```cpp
#define CN_REQUIRE(cond, ...)               \
    do {                                    \
        if (!(cond)) {                      \
// ... 82 lines not shown
    v = fmaxf(v, wv_dpp<0x118, 0xf>(v, I));
    v = fmaxf(v, wv_dpp<0x142, 0xa>(v, I));
    v = fmaxf(v, wv_dpp<0x143, 0xc>(v, I));
    return wv_readlane(v, 63);
}
__device__ __forceinline__ float wv_sum(float v)
{
    v += wv_dpp<0x111, 0xf>(v, 0.0f);
    v += wv_dpp<0x112, 0xf>(v, 0.0f);
    v += wv_dpp<0x114, 0xf>(v, 0.0f);
    v += wv_dpp<0x118, 0xf>(v, 0.0f);
    v += wv_dpp<0x142, 0xa>(v, 0.0f);
    v += wv_dpp<0x143, 0xc>(v, 0.0f);
    return wv_readlane(v, 63);
}
__device__ __forceinline__ double wv_min(double v)
{
#pragma unroll
    for (int o = 32; o > 0; o >>= 1) v = fmin(v, __shfl_xor(v, o, 64));
    return v;
}
__device__ __forceinline__ double wv_sum(double v)
{
#pragma unroll
    for (int o = 32; o > 0; o >>= 1) v += __shfl_xor(v, o, 64);
    return v;
}
```

crowdnav_prediction_attngraph_amd/csrc/det_math.h:

```cpp
#pragma once
#include "common.h"

#include <cmath>

namespace {

__device__ __forceinline__ double poly_sin(double x)
{
    const double S1 = -1.66666666666666324348e-01, S2 = 8.33333333332248946124e-03, S3 = -1.98412698298579493134e-04,
                 S4 = 2.75573137070700676789e-06, S5 = -2.50507602534068634195e-08, S6 = 1.58969099521155010221e-10;
    const double z = x * x, w = z * z;
    const double r = S2 + z * (S3 + z * S4) + z * w * (S5 + z * S6);
    const double v = z * x;
    return x + v * (S1 + z * r);
}
__device__ __forceinline__ double poly_cos(double x)
{
    const double C1 = 4.16666666666666019037e-02, C2 = -1.38888888888741095749e-03, C3 = 2.48015872894767294178e-05,
                 C4 = -2.75573143513906633035e-07, C5 = 2.08757232129817482790e-09, C6 = -1.13596475577881948265e-11;
    const double z = x * x;
    double w = z * z;
    const double r = z * (C1 + z * (C2 + z * C3)) + (w * w) * (C4 + z * (C5 + z * C6));
    const double hz = 0.5 * z;
    w = 1.0 - hz;
// ... 54 lines not shown
    }
    const double s = f / (2.0 + f);
    const double z = s * s;
    const double w = z * z;
    const double t1 = w * (Lg2 + w * (Lg4 + w * Lg6));
    const double t2 = z * (Lg1 + w * (Lg3 + w * (Lg5 + w * Lg7)));
    const double R = t2 + t1;
    const int i = (hx - 0x6147a) | (0x6b851 - hx);
    if (i > 0) {
        const double hfsq = 0.5 * f * f;
        return k == 0 ? f - (hfsq - s * (hfsq + R)) : dk * ln2_hi - ((hfsq - (s * (hfsq + R) + dk * ln2_lo)) - f);
    }
    return k == 0 ? f - s * (f - R) : dk * ln2_hi - ((s * (f - R) - dk * ln2_lo) - f);
}

__device__ __forceinline__ bool in_fov(const cn_env_config &c, double fov, double px1, double py1, double vx1, double vy1, double theta1,
                                       double px2, double py2)
{
    double fx, fy;
    if (c.kinematics == CN_KIN_UNICYCLE) det_sincos(theta1, fy, fx);
    else if (vx1 == 0.0 && vy1 == 0.0) { fx = __double_as_longlong(vx1) < 0 ? -1.0 : 1.0; fy = 0.0; }
    else { const double nv = sqrt(vx1 * vx1 + vy1 * vy1); fx = vx1 / nv; fy = vy1 / nv; }
    const double dx = px2 - px1, dy = py2 - py1;
    const double n12 = sqrt(dx * dx + dy * dy);
    double d = fx * (dx / n12) + fy * (dy / n12);
    d = d < -1.0 ? -1.0 : (d > 1.0 ? 1.0 : d);
    const double half = M_PI * fov / 2.0;
    double thr = -1.0;
    if (half < M_PI) { double sn; det_sincos(half, sn, thr); }
    return d >= thr;
}
// ... 3 lines not shown
```

crowdnav_prediction_attngraph_amd/csrc/env_dev.h:

```cpp
#pragma once
#include "common.h"

namespace {

constexpr int MT_N = 624;
constexpr float RVO_EPS = 0.00001f;

struct Lp3Hdr { int32_t agent, nn, line_fail; float rx, ry, radius; };

struct EnvDev {
    cn_env_config cfg;
    int E, H, D, P;
    int I, R;
    int64_t seed_base;
    double *hum;
    double *rob;
    double *lhs;
    double *ftraj;
    int32_t *step_counter;
    uint64_t *case_counter;
    double *ep_ret;
    int32_t *ep_cnt;
    double *shared_nd;
    uint8_t *sim_valid;
// ... 26 lines not shown
    int32_t *obs_max;
    uint8_t *sim_n;
    uint8_t *rob_sim_n;
    int32_t *pred_id;
    int32_t *max_pid;
    uint8_t *last_obs;
    int32_t *lp3_cnt;
    struct Lp3Hdr *lp3_hdr;
    float4 *lp3_lines;
    double *desired_v;
    double *wheel;
    unsigned long long *stamp;
};
static EnvDev stamped(const EnvDev &d, int kernel_id) { EnvDev c = d; c.stamp = cn_stamp_slot(kernel_id); return c; }

__device__ __forceinline__ int crowd_size(const EnvDev &s, int e) { return s.nh ? s.nh[e] : s.H; }

constexpr int CN_MAX_PLACEMENT_ATTEMPTS = 1 << 16;

enum { F_PX = 0, F_PY, F_VX, F_VY, F_GX, F_GY, F_RAD, F_VPREF };
enum { R_PX = 0, R_PY, R_VX, R_VY, R_GX, R_GY, R_THETA, R_POT };

}
```

crowdnav_prediction_attngraph_amd/csrc/env_sim.hip:

```cpp
#include "common.h"
#include "env_dev.h"
#include "det_math.h"
#include "orca.h"
#include "mt19937.h"
#include "episode.h"

#include <cmath>
#include <cstdio>
#include <cstdlib>
#include <cstring>
#include <new>

namespace {

__global__ __launch_bounds__(64) void env_reset_kernel(EnvDev s, cn_obs ob, int with_obs)
{
    const int lane = threadIdx.x;
    const int e = blockIdx.x;
    Rng R{MT_N, false};
    Robot rb{};
    Lane h{};
    h.rad = s.cfg.human_radius;
    double shared_nd = s.cfg.orca_neighbor_dist;
    int n = s.H;
    if (e == 0 && lane == 0) *s.lp3_cnt = 0;
    const bool nx_ready = s.nx_ready[e] != 0;
// ... 62 lines not shown
    Rng R{MT_N, false};
    Robot rb;
    Lane h;
    load_env(s, e, lane, rb, h);
    double shared_nd = s.shared_nd[e];
    const bool was_reset = s.pend[e] != 0;
    const int n = crowd_size(s, e);
    write_obs(s, e, lane, n, was_reset, rb, h, ob, was_reset ? 0 : s.step_counter[e]);
    if (!was_reset) post_obs_updates(s, R, e, lane, n, s.step_counter[e], rb, h, shared_nd);
    if (lane == 0) s.pend[e] = 0;
    store_env(s, e, lane, rb, h);
    if (lane == 0) s.shared_nd[e] = shared_nd;
    rng_store(R, s, e, lane);
}

template <bool SPLIT, int W = 1, bool DEFER = false>
__global__ __launch_bounds__(64 * W, W > 1 ? 2 : 4) void env_step_kernel(EnvDev s, const float *actions, cn_obs ob, float *reward_out,
                                                      uint8_t *done_out, uint8_t *info_out, double *ep_ret_out, int32_t *ep_len_out, float *not_done_out)
{
    const CnStampScope stamp_scope(s.stamp);
    const int lane = threadIdx.x & 63;
    const int e = blockIdx.x;
    if constexpr (W > 1) {
        if (threadIdx.x >= 64) { coop_helper_loop<W>(lane, __builtin_amdgcn_readfirstlane((int)(threadIdx.x >> 6))); return; }
    }
    const cn_env_config &c = s.cfg;
    const int H = s.H;
    const int lj = lane < H ? lane : 0;
    int n = crowd_size(s, e);
    Rng R{MT_N, false};
    Robot rb;
    Lane h;
    load_env(s, e, lane, rb, h);
    double shared_nd = s.shared_nd[e];
    int step_counter = s.step_counter[e];
    float ax = actions[2 * e], ay = actions[2 * e + 1];
    const float hax = s.hact[(size_t)e * 2 * H + lj], hay = s.hact[(size_t)e * 2 * H + H + lj];
    double ep_ret_in = s.ep_ret[e];
    int ep_cnt_in = s.ep_cnt[e];
    int nx_ready_in = s.nx_ready[e];
    uint64_t case_counter = s.case_counter[e];
// ... 107 lines not shown
            const bool hidden = c.human_fov < 2.0 ? !in_fov(c, c.human_fov, h.px, h.py, h.vx, h.vy, 0.0, ox, oy) : (ox == h.px && oy == h.py);
            if (hidden) { ox = 7.0; oy = 7.0; if (j < n) orad = c.human_radius; }
            const double dx = h.px - ox, dy = h.py - oy;
            const double d = sqrt(dx * dx + dy * dy);
            const double f = c.sf_A * det_exp((h.rad + orad - d) / c.sf_B);
            if (j != lane) { ivx += f * (dx / d); ivy += f * (dy / d); }
        }
        const double nvx = h.vx + (curr_dvx + ivx) * c.time_step, nvy = h.vy + (curr_dvy + ivy) * c.time_step;
        const double act_norm = sqrt(nvx * nvx + nvy * nvy);
        if (act_norm > h.vpref) { sfx = nvx / act_norm * h.vpref; sfy = nvy / act_norm * h.vpref; }
        else { sfx = nvx; sfy = nvy; }
    }
    const double cdx = h.px - rb.px, cdy = h.py - rb.py;
    const double closest = isH ? sqrt(cdx * cdx + cdy * cdy) - h.rad - c.robot_radius : INFINITY;
    const bool collision = wv_any(closest < 0.0);
    const double dmin = wv_min(closest);
    const double goal_dist = norm2(rb.px - rb.gx, rb.py - rb.gy);
    const bool reaching_goal = goal_dist < (c.kinematics == CN_KIN_UNICYCLE ? 0.6 : c.robot_radius);
    const double global_time = (double)step_counter * c.time_step;
    double reward;
    int done, info;
    const bool test_phase = c.phase == CN_PHASE_TEST;
    bool danger_cond = dmin < c.discomfort_dist;
    double min_danger = 0.0, rf_truth = 0.0;
    if (test_phase) {
        const double *tre = s.tr + (size_t)e * (s.R + 1) * 4 * H;
        const bool seen = isH && held(seen_before) != 0;
        double best = INFINITY;
        for (int k = 1; k <= s.P; ++k) {
            if (isH) {
                const double fx = (seen ? tre[(k * s.I * 4 + 0) * H + lane] : 15.0) - rb.px, fy = (seen ? tre[(k * s.I * 4 + 1) * H + lane] : 15.0) - rb.py;
// ... 249 lines not shown
}
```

-=-=-=-=-

- [To do]:
Look over the records above, and wherever a line contains the string "closest", copy that line.

- [Answer to this problem]:
    const double closest = isH ? sqrt(cdx * cdx + cdy * cdy) - h.rad - c.robot_radius : INFINITY;
    const bool collision = wv_any(closest < 0.0);
    const double dmin = wv_min(closest);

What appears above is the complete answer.